### [WHAT TO WORK ON]
Exactly reproduce the lines from the line containing "long long n" to the end of the data below, inclusive, and nothing else.

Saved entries
§ §

-__global__ __launch_bounds__(256) void stat_merge_kernel(const float* __restrict__ stat, int rows, int group,
-                                                         long long count, int C, int per, float* __restrict__ out,
-                                                         int out_rows) {
+    if (tid < 64) {
+      double t = 0.0;
+      if (tid < NQ * S::CH) {
+        const int ch = tid % S::CH, q = tid / S::CH;
+        const double* p = sh + ((q * V + ch % V) * S::CG + ch / V) * S::STRIDE;
+        t = p[0];
+#pragma unroll 8
+        for (int j = 1; j < LANES; ++j) t += p[j];
+      }
+#pragma unroll
+      for (int q = 0; q < NQ; ++q) out[q] = __shfl(t, (tid % S::CH) + q * S::CH, 64);
+    }
+  }
+}
+
+static int fin_bucket(int rows, int lanes) {
+  for (int nr = 2; nr <= 16; nr *= 2)
+    if (rows <= nr * lanes) return nr;
+  return 0;
+}
+
+template <int LANES, int V, int NR, int NQ>
+__device__ __forceinline__ void reduce_rows(const float* __restrict__ pa, const float* __restrict__ pb, int rows, int C,
+                                            int cv, int ty, double (&v)[NQ][V]) {
+  constexpr int B = NR > 0 ? NR : 4;
+  for (int base = 0; base < (NR > 0 ? 1 : rows); base += B * LANES) {
+    FinVec<V> a[B], b[NQ == 2 ? B : 1];
+#pragma unroll
+    for (int u = 0; u < B; ++u) {
+      const int g = base + ty + u * LANES;
+      const long long o = (long long)(g < rows ? g : rows - 1) * C + cv;
+      a[u] = fin_ld<V>(pa + o);
+      if constexpr (NQ == 2) b[u] = fin_ld<V>(pb + o);
+    }
+    __builtin_amdgcn_sched_barrier(0);
+#pragma unroll
+    for (int u = 0; u < B; ++u) {
+      const bool ok = base + ty + u * LANES < rows;
+#pragma unroll
+      for (int k = 0; k < V; ++k) {
+        v[0][k] += (double)(ok ? a[u].x[k] : 0.f);
+        if constexpr (NQ == 2) v[1][k] += (double)(ok ? b[u].x[k] : 0.f);
+      }
+    }
+  }
+}
+
+template <int V>
+__global__ __launch_bounds__(kFinThreads) void stat_merge_kernel(const float* __restrict__ stat, int rows, int group,
+                                                                 long long count, int C, float* __restrict__ out,
+                                                                 int out_rows) {
   PSEG_HELPER_PRIO();
-  __shared__ double sh[2][kFinLanes][kFinCh];
-  const int lx = threadIdx.x % kFinCh;
-  const int c = blockIdx.x * kFinCh + lx;
-  const int ty = threadIdx.x / kFinCh;
+  constexpr int NR = 2, per = NR * kFinLanes;
+  const int ty = threadIdx.x % kFinLanes;
+  const int cv = (blockIdx.x * (kFinThreads / kFinLanes) + threadIdx.x / kFinLanes) * V;
   const int g0 = blockIdx.y * per;
-  int g1 = g0 + per;
-  if (g1 > rows) g1 = rows;
+  const int g1 = g0 + per < rows ? g0 + per : rows;
   const long long plane = (long long)rows * C, oplane = (long long)out_rows * C;
-  double s1 = 0.0, s2 = 0.0;
-  float k0 = 0.f;
-  if (c < C) {
-    k0 = stat[(long long)g0 * C + c];
-    for (int g = g0 + ty; g < g1; g += kFinLanes) {
+  double s1[V], s2[V];
+#pragma unroll
+  for (int k = 0; k < V; ++k) s1[k] = s2[k] = 0.0;
+  FinVec<V> k0 = {};
+  if (cv < C) {
+    FinVec<V> kk[NR], a[NR], b[NR];
+    k0 = fin_ld<V>(stat + (long long)g0 * C + cv);
+#pragma unroll
+    for (int u = 0; u < NR; ++u) {
+      const int g = g0 + ty + u * kFinLanes;
+      const long long o = (long long)(g < g1 ? g : g1 - 1) * C + cv;
+      kk[u] = fin_ld<V>(stat + o);
+      a[u] = fin_ld<V>(stat + plane + o);
+      b[u] = fin_ld<V>(stat + 2 * plane + o);
+    }
+    __builtin_amdgcn_sched_barrier(0);
+#pragma unroll
+    for (int u = 0; u < NR; ++u) {
+      const int g = g0 + ty + u * kFinLanes;
       long long n = count - (long long)g * group;
       if (n > group) n = group;
-      if (n <= 0) continue;
-      const double d = (double)stat[(long long)g * C + c] - (double)k0;
-      const double a = stat[plane + (long long)g * C + c], b = stat[2 * plane + (long long)g * C + c];
-      s1 += a + (double)n * d;
-      s2 += b + 2.0 * d * a + (double)n * d * d;
-    }
-  }
-  sh[0][ty][lx] = s1;
-  sh[1][ty][lx] = s2;
-  __syncthreads();
-  if (ty == 0 && c < C) {
-    for (int j = 1; j < kFinLanes; ++j) {
-      s1 += sh[0][j][lx];
-      s2 += sh[1][j][lx];
-    }
-    const long long o = (long long)blockIdx.y * C + c;
-    out[o] = k0;
-    out[oplane + o] = (float)s1;
-    out[2 * oplane + o] = (float)s2;
-  }
-}
-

§ §

### [EXPECTED OUTPUT]
       long long n = count - (long long)g * group;
       if (n > group) n = group;
-      if (n <= 0) continue;
-      const double d = (double)stat[(long long)g * C + c] - (double)k0;
-      const double a = stat[plane + (long long)g * C + c], b = stat[2 * plane + (long long)g * C + c];
-      s1 += a + (double)n * d;
-      s2 += b + 2.0 * d * a + (double)n * d * d;
-    }
-  }
-  sh[0][ty][lx] = s1;
-  sh[1][ty][lx] = s2;
-  __syncthreads();
-  if (ty == 0 && c < C) {
-    for (int j = 1; j < kFinLanes; ++j) {
-      s1 += sh[0][j][lx];
-      s2 += sh[1][j][lx];
-    }
-    const long long o = (long long)blockIdx.y * C + c;
-    out[o] = k0;
-    out[oplane + o] = (float)s1;
-    out[2 * oplane + o] = (float)s2;
-  }
-}
-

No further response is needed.